Human sequence analysis
We interrogated gnomAD (v2.2.2) for human sequence variation and used dbSNP to identify gnomAD variant X-123185062 as rs777011872. ENSEMBL data slicer (http://www.ensembl.org/Homo_sapiens/Tools/DataSlicer/Edit?db=core;tl=0ZVTRpmGovxkhbJc) was used to query position of X chromosome (chrX): 124051212–124051212 in the 1000 Genomes high coverage variants (http://ftp.1000genomes.ebi.ac.uk/vol1/ftp/data_collections/1000G_2504_high_coverage/working/20201028_3202_raw_GT_with_annot/20201028_CCDG_14151_B01_GRM_WGS_2020-08-05_chrX.recalibrated_variants.vcf.gz). A single instance of rs777011872 was found. Scanning donors with GT of 0/1 or 1/1 (that is, with an alternative allele) identified HG02885 as the donor of this variant. She is part of a trio with daughter HG02886 and husband HG02884, and neither husband nor daughter has the variant. A search of the Coriell repository (https://www.coriell.org/Search?q=HG02885) indicates the availability of DNA and LCLs for HG02885.
Isothermal calorimetry
STAG2–RAD21 complexes were isolated as described previously16. Isothermal calorimetry was performed using a MicroCal iTC 200 (Malvern Panalytical) at 25 °C. STAG21–RAD21 and CTCF peptide ligands were dialyzed overnight at 4 °C against 20 mM Tris (pH 7.7), 150 mM NaCl and 0.5 mM tris(2-carboxyethyl)phosphine. For each titration, 300 μl of 50 μM STAG2–RAD21 was added to the calorimeter cell. CTCF peptide was adjusted to a concentration of 500 μM and injected into the sample cell as 16× 2.5-μl syringe fractions. Results were analyzed and displayed using Origin 7.0 software package supplied with the instrument. Data were analyzed using the one-site binding model.
Mice
Experiments on mice were performed under a UK Home Office project license and according to the Animals (Scientific Procedures) Act. Mice carrying Stag2 variants were generated by zygotic co-injections of Cas9 mRNA (GeneArt, Invitrogen), ssDNA donor template (IDT) and tracrRNA/crRNA (IDT; see Supplementary Table 1 for guide sequences) and maintained on a mixed C57BL/129/CD1 background. The AtrxLuc/βGal reporter allele was generated as described21,22. Stag2lox (Stag2tm1c(EUCOMM)Wtsi; JAX stock, 030902 (ref. 30)) and VavCre (B6.Cg-Tg(VAV1-cre)1Graf/MdfJ; JAX stock, 035670 (ref. 31)) and OT-I (C57BL/6-Tg(TcraTcrb)1100Mjb/J; JAX stock, 003831 (ref. 45)) mice have been described.

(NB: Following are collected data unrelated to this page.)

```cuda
static bool pick_chain(int mode, int C, int HC_req, int& HC, Layout& L) {
  static const int cand[][3] = {{64, 2, 2}, {32, 2, 2}, {64, 2, 1}, {32, 2, 1}, {32, 1, 1}};
  if (C % 32 != 0 || C < 32 || C > 256) return false;
  if ((mode == 2 && C > 128) || (mode == 3 && C != 192)) return false;
  for (auto& c : cand)
    if ((HC_req == 0 || c[0] == HC_req) && chain_layout(mode, C, c[0], c[1], c[2], L)) { HC = c[0]; return true; }
  return false;
}

int chain_chunk(int mode, int C) {
  int HC = 0; Layout L;
  return pick_chain(mode, C, 0, HC, L) ? HC : 0;
}

static bool aligned16(const void* q) { return (reinterpret_cast<uintptr_t>(q) & 15u) == 0; }

int chain(const ChainParams& p, cudaStream_t stream) {
  SM3_REQUIRE(p.mode >= 0 && p.mode <= 3, SM3_ERR_INVALID_ARG, "ffn chain: mode");
  SM3_REQUIRE((p.mode == 3 || (p.a1 && p.wa1)) && p.wb && p.bias1 && p.out && (p.mode == 0 || (p.a2 && p.wa2)), SM3_ERR_INVALID_ARG,
              "ffn chain: null operand");
  SM3_REQUIRE(p.mode < 2 || (p.dh_mn && p.act_mn && p.db1 && (p.mode == 2 || p.h_in)), SM3_ERR_INVALID_ARG,
              "ffn chain: modes 2 / 3 need dh_mn, act_mn, db1 (and h_in in mode 3)");
  SM3_REQUIRE(p.M > 0 && p.H4 > 0 && p.C > 0, SM3_ERR_INVALID_ARG, "ffn chain: bad shape");
  ChainK k{};
  k.p = p;
  int HC = 0;
  SM3_REQUIRE(p.HC == 32 || p.HC == 64, SM3_ERR_INVALID_ARG, "ffn chain: chunk must be 32 or 64 (sm3_ffn_fused_chunk), got %d", p.HC);
  SM3_REQUIRE(pick_chain(p.mode, p.C, p.HC, HC, k.L), SM3_ERR_UNSUPPORTED_SHAPE, "ffn chain: C=%d with chunk %d does not fit shared memory (mode %d)", p.C, p.HC, p.mode);
  SM3_REQUIRE(p.H4 % HC == 0 && p.C % 16 == 0, SM3_ERR_UNSUPPORTED_SHAPE, "ffn chain: H4=%d not a multiple of the chunk %d", p.H4, HC);
// ... 43 lines not shown
```

### sm3det_b200/csrc/gemm_tc.cu

```cuda
#define SM3_GEMM_KERNEL_IMPL
#include "gemm_tc.cuh"
#include <mutex>

namespace sm3 {
const char* last_error();
namespace gemm {

int pick_bn(int N) {
  static const int cand[] = {128, 96, 64, 32};
  for (int bn : cand)
    if (N % bn == 0) return bn;
  if (N <= 0 || N % 8) return 0;
  int best = 0, best_tiles = 0;
  for (int bn : cand) {
    const int tiles = (N + bn - 1) / bn;
    if (!best || tiles < best_tiles || (tiles == best_tiles && tiles * bn < best_tiles * best)) { best = bn; best_tiles = tiles; }
  }
  return best;
}

static bool aligned16(const void* p) { return (reinterpret_cast<uintptr_t>(p) & 15u) == 0; }

long long packed_elems(int N, int K) {
  const long long kblocks = (K + BK - 1) / BK;
// ... 4 lines not shown
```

Antibody staining, flow cytometry analysis and cell sorting
Mouse bone marrow cells were stained for lineage markers using biotinylated CD4, CD8, B220, CD19, NK1.1, CD11b, Ter119 and Gr-1 antibodies, incubated with streptavidin magnetic beads (Miltenyi Biotec, 130-048-102) and depleted using MACS LS columns (Miltenyi Biotec, 130-042-401). To analyze and sort LSKs, c-kit+ cells and CLPs, lineage-negative cells were stained with Sca-1-BV510 (BD Biosciences, 565507; 1:50), cKit-PE-Cy7 (Thermo Fisher Scientific, 25-1171-82; 1:100), FLT3-PE (Thermo Fisher Scientific, 12-1351-82; 1:50), CD127 (Thermo Fisher Scientific, 17-1271-82; 1:50) and streptavidin-eFluor 450 (eBioscience, 48-4317-82; 1:100). To isolate B cell progenitors, bone marrow cells were depleted of Ter119, CD11b and Gr-1 and stained with B220-FITC (BD Biosciences, 553088; 1:100), PE antimouse CD19 (BD Biosciences, 557399; 1:100), IgM-BV421 (BioLegend, 406517; 1:100) and CD43-APC (BD Biosciences, 560663; 1:100) antibodies. Mature monocytes and granulocytes were sorted from total bone marrow stained with CD11b-APC (BioLegend, 101212; 1:100) and Ly6-G-FITC (BD Biosciences, 561105; 1:100) antibodies. Thymocytes were stained with anti-CD4-BV421 (BioLegend, 100438; 1:300), CD8-APC (BioLegend, 17-0081-83; 1:300), CD25-PE (BioLegend, 102007; 1:100) and TRCβ-FITC (BD Biosciences, 553171; 1:100). Lymph node cells were stained with B220-BV421 (BioLegend, 103240; 1:100) and CD4-PE (BioLegend, 100512; 1:300) or CD4-APC (Thermo Fisher Scientific, 17-0041-83; 1:300). Cell populations were analyzed using a Fortessa Flow Cytometer (BD Biosciences) and sorted using a BD Aria Fusion or Aria III (see Supplementary Table 2 for details).
Live-cell reporter assays
Thymocytes, lymphocytes and bone marrow cells were isolated, and bone marrow was depleted of cells expressing the lineage markers CD4, CD8, B220, CD19, NK1.1, CD11b, Ter119 and GR-1. To detect βGal activity, 1 mM of nonfluorescent FDG (Thermo Fisher Scientific, F1179) substrate was delivered into the cells by hypotonic loading at 37 °C. In total, 2 × 106–2 × 107 cells in 100 μl PBS, 2% FBS and 10 mM HEPES (Merck, H0887) were prewarmed to 37 °C, and 100 μl of prewarned FDG solution was added to 100 μl of cells for 1 min. To stop FDG loading, samples were placed on ice, and 2 ml of ice-cold PBS, 2% FBS and 10 mM HEPES were added. Following 45-min incubation on ice, cells were stained for surface markers as described above, and the conversion of FDG into FITC was detected by flow cytometry. All experiments included cells lacking the AtrxLuc/βGal reporter as negative controls.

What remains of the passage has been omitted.